The bandwidth for the telephone network is 300 Hz to 3200 Hz. Consequently, transmission of speech through the telephone network results in the loss of the signal spectrum in the 0-300 Hz and 3.2-8 kHz bands. The removal of the signal in these bands causes a degradation of speech quality manifested in the form of reduced intelligibility and enhanced sensation of remoteness. One solution is to transmit wideband speech, for example by using two narrowband speech channels. This, however, increases costs and requires service modification. It is, therefore, desirable to provide an enhanced bandwidth at the receiver that requires no modification to the existing narrowband network.
An object of the present invention is to provide an improved speech processing method and apparatus.
In accordance with an aspect of the present invention there is provided speech bandwidth extension apparatus comprising: an input for receiving a narrowband speech signal sampled at a first rate; LPC analysis means for determining, for a speech frame having a predetermined duration of the speech signal, LPC parameters ai ; inverse filter means for filtering each speech frame in dependence upon the LPC parameters for the frame to produce a narrowband excitation signal frame; excitation extension means for producing a wideband excitation signal sampled at a second rate in dependence upon pitch and power of the narrowband excitation signal; lowband shape means for determining a lowband shape vector in dependence upon the LPC parameters; voiced/unvoiced means for determining voiced and unvoiced speech frames; gain and shape vector quantizer means for selecting predetermined highband shape and gain parameters in dependence upon the lowband shape vector for voiced speech frames and selecting fixed predetermined values for unvoiced speech frames; filter bank means responsive to the selected parameters for filtering the wideband excitation signal to produce a highband speech signal; interpolation means for producing a lowband speech signal sampled at the second rate from the narrow band speech signal; and adder means for combining the highband speech signal and the lowband speech signal to produce a wideband speech signal.

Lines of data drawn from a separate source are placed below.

int launch_argmin_listed(pgv_ctx *ctx, int mode, pgv_dtype dtype, const RowGeom &g, const void *rows, int64_t n,
                         const void *centers, int k, const int32_t *row_list, const int *row_count,
                         unsigned long long *packed);
int launch_hnsw_select_plan(pgv_ctx *ctx, const int32_t *cnt, int ngroups, int lcap, int m, int64_t *pair_start);
int launch_hnsw_select_pairs(pgv_ctx *ctx, const int32_t *lw_ids, const int32_t *cnt, const int64_t *pair_start, int ngroups,
                             int ef, int32_t *a, int32_t *b);
int launch_hnsw_select(pgv_ctx *ctx, const int32_t *lw_ids, const float *lw_dist, const int32_t *cnt, const int32_t *qlevels,
                       const int64_t *pair_start, const float *tri, int ngroups, int lcap, int ef, int m, int stride,
                       int32_t *out_ids, float *out_dist, uint8_t *out_closer, int32_t *out_cnt);
int launch_hnsw_link_group(pgv_ctx *ctx, int step, const int32_t *elems, const uint8_t *linked, int nq, int lcap, int m,
                           const int32_t *sel_ids, const float *sel_dist, const int32_t *sel_cnt, const int32_t *levels,
                           const int64_t *nbr_start, int *list_count, int *list_rec, int *nrec, int32_t *rec_owner,
                           int32_t *rec_lc, int32_t *rec_list, const int64_t *rec_off, int *rec_fill, int32_t *link_elem,
                           float *link_dist);
int launch_hnsw_link_size(pgv_ctx *ctx, const int32_t *nbr, const uint8_t *nb_flag, const int32_t *levels,
                          const int64_t *nbr_start, int m, const int32_t *rec_owner, const int32_t *rec_lc,
                          const int32_t *rec_list, const int *list_count, int64_t *rec_off, int nrec, int pass, int64_t *rec_pos,
                          int32_t *rec_nstart, int32_t *rec_from, const int32_t *rec_wait, int64_t *size_ids,
                          int64_t *size_pairs);
int launch_hnsw_link_scan(pgv_ctx *ctx, int64_t *a, int64_t *b, int64_t *c, int n, int64_t *totals);
int launch_hnsw_link_stats(pgv_ctx *ctx, const int *blocked, const int64_t *totals, int64_t *stats);
int launch_hnsw_link_pairs(pgv_ctx *ctx, const int32_t *nbr, const int64_t *rec_pos, const int32_t *rec_nstart,
                           const int32_t *rec_from, const int64_t *rec_off, int32_t *link_elem, float *link_dist,
                           const int32_t *rec_list, int *list_count, int nrec, int pass,
                           const int64_t *ids_start, int32_t *ids, const int64_t *pair_start, int32_t *a, int32_t *b);
int launch_hnsw_link_replay(pgv_ctx *ctx, int32_t *nbr, float *nb_dist, uint8_t *nb_flag, int m, int nrec, int pass,
                            const int32_t *rec_lc, const int64_t *rec_off, const float *link_dist, const int64_t *rec_pos,
                            const int32_t *rec_nstart, const int32_t *rec_from, const int64_t *ids_start, const int32_t *ids,
                            const int64_t *pair_start, const float *tri, const int64_t *mm_start, const float *mm,
                            int32_t *rec_wait, int16_t *loc_save, int *blocked);
int launch_hnsw_link_new(pgv_ctx *ctx, int32_t *nbr, float *nb_dist, uint8_t *nb_flag, const int32_t *levels,
                         const int64_t *nbr_start, int m, const int32_t *elems, const uint8_t *linked, int nq, int lcap,
                         const int32_t *sel_ids, const float *sel_dist, const uint8_t *sel_closer, const int32_t *sel_cnt);
bool mfma_argmin_supported(int mode, int64_t n, int k);
int launch_argmin_mfma(pgv_ctx *ctx, int mode, pgv_dtype dtype, const RowGeom &g, const void *rows, int64_t n,
                       const void *centers, int k, int32_t *out_idx, float *out_val);

int mfma_scan_rows_per_task();
int mfma_scan_queries_per_task();
int launch_mfma_dense(pgv_ctx *ctx, pgv_metric metric, pgv_dtype dtype, const RowGeom &g, const void *rows, int64_t n,
                      const void *queries, int nq, const float *row_norms, float *out, int64_t out_stride);
int dense_chain_length(const RowGeom &g, pgv_dtype dtype);
int launch_row_norms(pgv_ctx *ctx, pgv_dtype dtype, const RowGeom &g, const void *rows, int64_t n, float *out,
                     unsigned *max_bits);
int launch_mfma_scan(pgv_ctx *ctx, pgv_metric metric, pgv_dtype dtype, const RowGeom &g, const void *rows,
                     const void *queries, const ScanTask *tasks, const int *ntasks_dev, int ntasks_bound,
                     const ScanPair *pairs, const float *row_norms, const float *query_norms, float *out, bool stream_rows,
                     int queries_per_task = 32, const float *shadow_scale = nullptr);
int launch_shadow_build(pgv_ctx *ctx, const RowGeom &g32, const RowGeom &g16, const void *rows, const void *centers,
                        const int64_t *list_off, int nlists, int64_t n, void *shadow, void *words);
int shadow_scale_of(float max_abs);
int shadow_chain_length(const RowGeom &g16);
int scan_chain_length(const RowGeom &g, pgv_dtype dtype, bool wide);
int launch_shadow_query(pgv_ctx *ctx, const RowGeom &g32, const RowGeom &g16, const void *queries, int nq,
                        const ShadowTerms &st, const RankShadowTerms &rt, const float *center_norm_max,
                        const float *row_norm_max, void *qcast, float *qscale, float *qeps, float *cscale, float *ceps);
int launch_shadow_pairs(pgv_ctx *ctx, const RowGeom &g32, const void *queries, const void *centers,
                        const int64_t *pair_start, int nlists, int64_t npairs, ScanPair *pairs);
int mfma_scan_queries_per_task_wide();

int launch_gather_words(pgv_ctx *ctx, const void *src, int words_per_row, int64_t nrows, const int64_t *idx, int n,
                        uint32_t *out);
size_t build_sort_scratch_bytes(int64_t n, int key_bits);
int launch_build_order(pgv_ctx *ctx, const int32_t *lists, int64_t n, int nlists, unsigned long long *keys_tmp,
                       unsigned long long *keys_sorted, unsigned long long *counts, int64_t *offsets, int *bad,
                       void *sort_scratch, size_t sort_scratch_bytes);
int launch_build_gather(pgv_ctx *ctx, const void *src_rows, const unsigned long long *keys_sorted, int64_t n, int nvec,
                        void *dst_rows, const uint64_t *src_tids, uint64_t *dst_tids);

In an embodiment of the present invention the gain and shape vector quantizer means includes a first plurality of vector quantizer codebooks, one for each respective one of the plurality of highband shapes and a second plurality of vector quantizer codebooks, one for each respective one of the plurality of highband gains, each vector quantizer codebook of the first plurality having a plurality of lowband spectral shape templates which statistically correspond to the respective predetermined highband shape, and each vector quantizer codebook of the second plurality having a plurality of lowband spectral shape templates which statistically correspond to the respective predetermined highband gain.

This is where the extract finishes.